━━━ Material provided ━━━
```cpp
__global__ void __launch_bounds__(PS_THREADS) persist_kernel(const PProgram* __restrict__ prog, const PCall call) {
  __shared__ __attribute__((aligned(16))) float tile[PS_LDS_TILE];
  __shared__ __attribute__((aligned(16))) float mred[PS_LDS_MRED];
  __shared__ float hb[32 * 16];
  __shared__ float xs[3 * PS_MAXC];
  __shared__ float red[4 * 16];
  __shared__ __attribute__((aligned(16))) float att_r[PS_WAVES * 256];
  __shared__ float att_p[16 * 17];
  const int tid0 = threadIdx.x;
  const int wave0 = __builtin_amdgcn_readfirstlane(tid0 >> 6);
  const int rank = blockIdx.x, P = gridDim.x;
  const int n_steps = prog->n_steps, seg_step = prog->seg_step;
  int T = prog->T, Tp = prog->Tp;
  const PS_G PRec* recs = (const PS_G PRec*)prog->recs;
  auto load_rec = [&](int s) -> ps_i4 {
    const PS_G ps_i4* p = (const PS_G ps_i4*)(recs + ((size_t)(s < n_steps ? s : n_steps - 1) * P + rank));
    return p[tid0 & 7];
  };
  ps_i4 rvB = load_rec(0);
  PsCtx cx;
  {
    unsigned e = __hip_atomic_load(&call.ctl->epoch, __ATOMIC_RELAXED, __HIP_MEMORY_SCOPE_AGENT) + 1u;
    cx.epoch = __builtin_amdgcn_readfirstlane(e ? e : 1u);
  }
  cx.aborted = 0; cx.spins = 0; cx.ctl = call.ctl;
  {
    const int lim = __builtin_amdgcn_readfirstlane(__hip_atomic_load(call.dbg, __ATOMIC_RELAXED, __HIP_MEMORY_SCOPE_AGENT));
    cx.limit = lim > 0 ? lim : PS_SPIN_LIMIT;
// ... 29 lines not shown
        pending = PS_PENDING(ll_bad(q, epoch));
      } while (ps_again(cx, pending));
      len_raw = __builtin_amdgcn_readfirstlane((int)(unsigned)q);
      T = prog->T2; Tp = prog->Tp2;
    }
    if (kind == PK_IDLE) continue;
    PS_STAMP(0);
    const int L = len_raw < T ? len_raw : T;
    if (kind != PK_MM) {
    ps_prefetch_light(rv, tid, pre);
    __syncthreads();

    if (kind == PK_DDS) {
      const int D = PR_I(rv, 1) & 0xffff, d = PR_I(rv, 1) >> 16, t = PR_I(rv, 2);
      const bool dw = (kf & PF_DW) != 0;
      const float invD = 1.0f / (float)D;
      const PS_G ll_t* xin = PR_P(const ll_t, rv, 0);
      const PS_G ll_t* y2 = (kf & PF_FIN_LN) ? PR_P(const ll_t, rv, 1) : nullptr;
      const PS_G ll_t* zc = (kf & PF_FIN_PRE) ? PR_P(const ll_t, rv, 2) : nullptr;
      PS_G ll_t* xout = PR_P(ll_t, rv, 3);
      PS_G ll_t* bout = PR_P(ll_t, rv, 4);
      const int c = (wave & 3) * 64 + lane, h = wave >> 2;
      const bool cok = c < D;
      {
        if (t >= L) {
          if (h == 1 && cok) {
            ll_store(xout + (long long)t * D + c, 0.f, epoch);
            if (dw) ll_store(bout + (long long)t * D + c, 0.f, epoch);
          }
          PS_STAMP(3);
          continue;
        }
        const int t0 = h ? t : t - d, t1 = t + d;
        const bool n0 = cok && (h ? true : (dw && t0 >= 0)), n1 = cok && !h && dw && t1 < L;
        const int tc0 = t0 < 0 ? 0 : t0, tc1 = t1 < Tp ? t1 : Tp - 1;
        float x0 = 0.f, y0 = 0.f, z0 = 0.f, x1 = 0.f, y1 = 0.f, z1 = 0.f;
        {
          unsigned o0 = (unsigned)(tc0 * D + c) * 8u, o1 = (unsigned)(tc1 * D + c) * 8u, oz0 = (unsigned)tc0 * 8u, oz1 = (unsigned)tc1 * 8u;
          bool pending;
          do {
            asm volatile("" : "+v"(o0), "+v"(o1), "+v"(oz0), "+v"(oz1));
            ll_t qx0 = 0, qy0 = 0, qz0 = 0, qx1 = 0, qy1 = 0, qz1 = 0;
            if (n0) {
              qx0 = ll_load_off(xin, o0);
              if (y2) qy0 = ll_load_off(y2, o0);
              if (zc) qz0 = ll_load_off(zc, oz0);
            }
            if (n1) {
              qx1 = ll_load_off(xin, o1);
              if (y2) qy1 = ll_load_off(y2, o1);
              if (zc) qz1 = ll_load_off(zc, oz1);
            }
            unsigned bad = 0;
            if (n0) bad |= ll_bad(qx0, epoch) | (y2 ? ll_bad(qy0, epoch) : 0u) | (zc ? ll_bad(qz0, epoch) : 0u);
            if (n1) bad |= ll_bad(qx1, epoch) | (y2 ? ll_bad(qy1, epoch) : 0u) | (zc ? ll_bad(qz1, epoch) : 0u);
            x0 = ll_val(qx0); y0 = ll_val(qy0); z0 = ll_val(qz0); x1 = ll_val(qx1); y1 = ll_val(qy1); z1 = ll_val(qz1);
            pending = PS_PENDING(bad);
          } while (ps_again(cx, pending));
        }
        PS_STAMP(1); PS_REC_READY();
        const float par[8] = {pre.pk0[0], pre.pk0[1], pre.pk0[2], pre.pk0[3], pre.pk1[0], pre.pk1[1], pre.pk1[2], pre.pk1[3]};
        if (zc) { x0 = par[0] * z0 + par[1] + x0; x1 = par[0] * z1 + par[1] + x1; }
        if (y2) {
          float m0 = n0 ? y0 : 0.f, m1 = n1 ? y1 : 0.f;
          ps_half_sum2(m0, m1, red, wave, lane);
          m0 *= invD; m1 *= invD;
          const float e0 = y0 - m0, e1 = y1 - m1;
          float q0 = n0 ? e0 * e0 : 0.f, q1 = n1 ? e1 * e1 : 0.f;
          ps_half_sum2(q0, q1, red + 16, wave, lane);
          x0 += PS_GELU(e0 * (1.0f / sqrtf(q0 * invD + 1e-5f)) * par[0] + par[1]);
          x1 += PS_GELU(e1 * (1.0f / sqrtf(q1 * invD + 1e-5f)) * par[0] + par[1]);
        }
        const float xi0 = (n0 && t0 < L) ? x0 : 0.f, xi1 = n1 ? x1 : 0.f;
        if (cok) {
          if (h) { xs[PS_MAXC + c] = xi0; ll_store(xout + (long long)t * D + c, xi0, epoch); }
          else { xs[c] = xi0; xs[2 * PS_MAXC + c] = xi1; }
        }
        if (dw) {
          __syncthreads();
          float v = 0.f;
          if (cok) v = par[2] + par[3] * xs[c] + par[4] * xs[PS_MAXC + c] + par[5] * xs[2 * PS_MAXC + c];
          float m = (cok && h) ? v : 0.f, dummy = 0.f;
          ps_half_sum2(m, dummy, red + 32, wave, lane);
          m *= invD;
          const float e = v - m;
          float q = (cok && h) ? e * e : 0.f;
          ps_half_sum2(q, dummy, red + 48, wave, lane);
          if (cok && h) ll_store(bout + (long long)t * D + c, PS_GELU(e * (1.0f / sqrtf(q * invD + 1e-5f)) * par[6] + par[7]), epoch);
        }
      }
      PS_STAMP(3);
      continue;
    }

    if (kind == PK_MERGE) {
      const int C = PR_I(rv, 1), t = PR_I(rv, 2), dk = PR_I(rv, 3) & 0xff, nh = PR_I(rv, 3) >> 8, dk2 = dk + 2;
      const PS_G ll_t* ap = PR_P(const ll_t, rv, 0);
      PS_G ll_t* out = PR_P(ll_t, rv, 3);
      const int d = (wave & 1) * 64 + lane, hd = wave >> 1;
      const bool ok = d < dk && hd < nh;
      const int nkt = (L + 15) >> 4;
      const long long kstr = PR_B(rv, 0);
      {
        float r = 0.f;
        if (t < L) {
          float M = -3.0e38f, num = 0.f, den = 0.f;
          for (int k0 = 0; k0 < nkt; k0 += PS_MKT) {
            float ov[PS_MKT], mv[PS_MKT], lv[PS_MKT];
            unsigned ob = (unsigned)((t * nh + (hd < nh ? hd : 0)) * dk2) * 8u, od = (unsigned)(d < dk ? d : 0) * 8u;
            bool pending;
            do {
// ... 597 lines not shown
        float e = 0.f;
        if (t < T) e = call.noise ? call.noise[(long long)c * T + t]
                                  : (call.solo ? philox_normal(call.item_seeds ? call.item_seeds[0] : seed, 1, (uint32_t)c, (uint32_t)t)
                                               : philox_normal(seed, 1, (uint32_t)c, (uint32_t)t));
        ll_store(PR_P(ll_t, rv, 5) + (long long)c * Tp + t, e * nsw, epoch);
      }
      if (kf & PF_SPLINE) {
        __syncthreads();
        ll_t zq0 = 0, zq1 = 0;
        if (wave == 0) {
          const int t = n0 + (lane & 15);
          const int x0r = (PR_B(rv, 6) >> 16) & 1;
          const PS_G ll_t* zin = PR_P(const ll_t, rv, 4);
          if (lane < 16 && t < L) {
            zq0 = ll_load_off(zin, (unsigned)(x0r * Tp + t) * 8u);
            zq1 = ll_load_off(zin, (unsigned)((1 - x0r) * Tp + t) * 8u);
          }
        }
        const int nb = prog->nb;
        const float bound = prog->bound, isd = prog->inv_sqrt_d;
        float* sc = mred;
        {
          const int which = wave >> 2, col = 4 * (wave & 3) + (lane >> 4), k = lane & 15;
          const bool kok = k < nb;
          const float u = kok ? hb[(which * nb + k) * 16 + col] * isd : -3.0e38f;
          const float mx = ps_row_max(u);
          const float e = kok ? expf(u - mx) : 0.f;
          const float sum = ps_row_sum(e);
          const float mn = 1e-3f;
          float c = kok ? mn + (1.f - mn * nb) * (e / sum) : 0.f;
          c += ps_row_shr<1>(c);
          c += ps_row_shr<2>(c);
          c += ps_row_shr<4>(c);
          c += ps_row_shr<8>(c);
          float* cdst = sc + which * 17 * 16 + col;
          if (k == 0) cdst[0] = -bound;
          if (kok) cdst[(k + 1) * 16] = k == nb - 1 ? bound : 2.f * bound * c - bound;
        }
        __syncthreads();
        if (wave == 0) {
          const int col = lane & 15, t = n0 + col;
          const int x0r = (PR_B(rv, 6) >> 16) & 1, x1r = 1 - x0r, ea_row = (PR_B(rv, 6) >> 20) & 1;
          const PS_G ll_t* zin = PR_P(const ll_t, rv, 4);
          PS_G ll_t* zout = PR_P(ll_t, rv, 5);
          const bool need = lane < 16 && t < L;
          unsigned o0 = (unsigned)(x0r * Tp + t) * 8u, o1 = (unsigned)(x1r * Tp + t) * 8u;
          float z0 = ll_val(zq0), z1 = ll_val(zq1);
          bool pending = PS_PENDING(need ? (ll_bad(zq0, epoch) | ll_bad(zq1, epoch)) : 0u);
          while (ps_again(cx, pending)) {
            asm volatile("" : "+v"(o0), "+v"(o1));
            ll_t q0 = 0, q1 = 0;
            if (need) { q0 = ll_load_off(zin, o0); q1 = ll_load_off(zin, o1); }
            const unsigned bad = need ? (ll_bad(q0, epoch) | ll_bad(q1, epoch)) : 0u;
            z0 = ll_val(q0); z1 = ll_val(q1);
            pending = PS_PENDING(bad);
          }
          if (lane < 16) {
            float v0 = 0.f, v1 = 0.f;
            if (t < L) {
              v0 = z0;
              v1 = z1;
              const float y = z1;
              if (y >= -bound && y <= bound) {
                const float* cw = sc + col;
                const float* ch = sc + 17 * 16 + col;
                int bin = -1;
                for (int k = 0; k <= nb; ++k) {
                  const float loc = ch[k * 16] + (k == nb ? 1e-6f : 0.f);
                  if (y >= loc) bin++;
                }
                bin = bin < 0 ? 0 : (bin > nb - 1 ? nb - 1 : bin);
                const float in_cw = cw[bin * 16], in_w = cw[(bin + 1) * 16] - in_cw;
                const float in_ch = ch[bin * 16], in_h = ch[(bin + 1) * 16] - in_ch;
                const float min_d = 1e-3f;
                const float cst = spline_cst;
                const float ud0 = (bin == 0) ? cst : hb[(2 * nb + bin - 1) * 16 + col];
                const float ud1 = (bin == nb - 1) ? cst : hb[(2 * nb + bin) * 16 + col];
                const float d0 = min_d + softplus_f(ud0), d1 = min_d + softplus_f(ud1);
                const float delta = in_h / in_w;
                const float t1 = (y - in_ch) * (d0 + d1 - 2.f * delta);
                const float qa = t1 + in_h * (delta - d0);
                const float qb = in_h * d0 - t1;
                const float qc = -delta * (y - in_ch);
                const float disc = qb * qb - 4.f * qa * qc;
                const float root = (2.f * qc) / (-qb - sqrtf(disc));
                v1 = root * in_w + in_cw;
              }
            }
            if (zout) {
              ll_store(zout + (long long)x0r * Tp + t, v0, epoch);
              ll_store(zout + (long long)x1r * Tp + t, v1, epoch);
            }
            if ((kf & PF_LAST) && t < T) {
              const float zz = ea_row == x0r ? v0 : v1;
              const float lw = t < L ? (zz - ea_m) * ea_is : 0.f;
              ((PS_G float*)prog->logw)[t] = lw;
              if (prog->logw_cells) ll_store((PS_G ll_t*)prog->logw_cells + t, lw, epoch);
            }
          }
        }
      }
    }
    PS_STAMP(3);
  }
  __syncthreads();
  if (tid0 == 0) {
    const bool timed_out = cx.aborted || __hip_atomic_load(&call.ctl->abort, __ATOMIC_RELAXED, __HIP_MEMORY_SCOPE_AGENT);
    if (timed_out) atomicOr((int*)prog->err, PS_ERR_TIMEOUT);
    const unsigned old = atomicAdd(&call.ctl->done, 1u);
    if (old == gridDim.x - 1) {
// ... 17 lines not shown
```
━━━
Problem to work on :: Determine which lines above include the word "invD", and report those lines in full.

Answer for this exercise ::
      const float invD = 1.0f / (float)D;
          m0 *= invD; m1 *= invD;
          x0 += PS_GELU(e0 * (1.0f / sqrtf(q0 * invD + 1e-5f)) * par[0] + par[1]);
          x1 += PS_GELU(e1 * (1.0f / sqrtf(q1 * invD + 1e-5f)) * par[0] + par[1]);
          m *= invD;
          if (cok && h) ll_store(bout + (long long)t * D + c, PS_GELU(e * (1.0f / sqrtf(q * invD + 1e-5f)) * par[6] + par[7]), epoch);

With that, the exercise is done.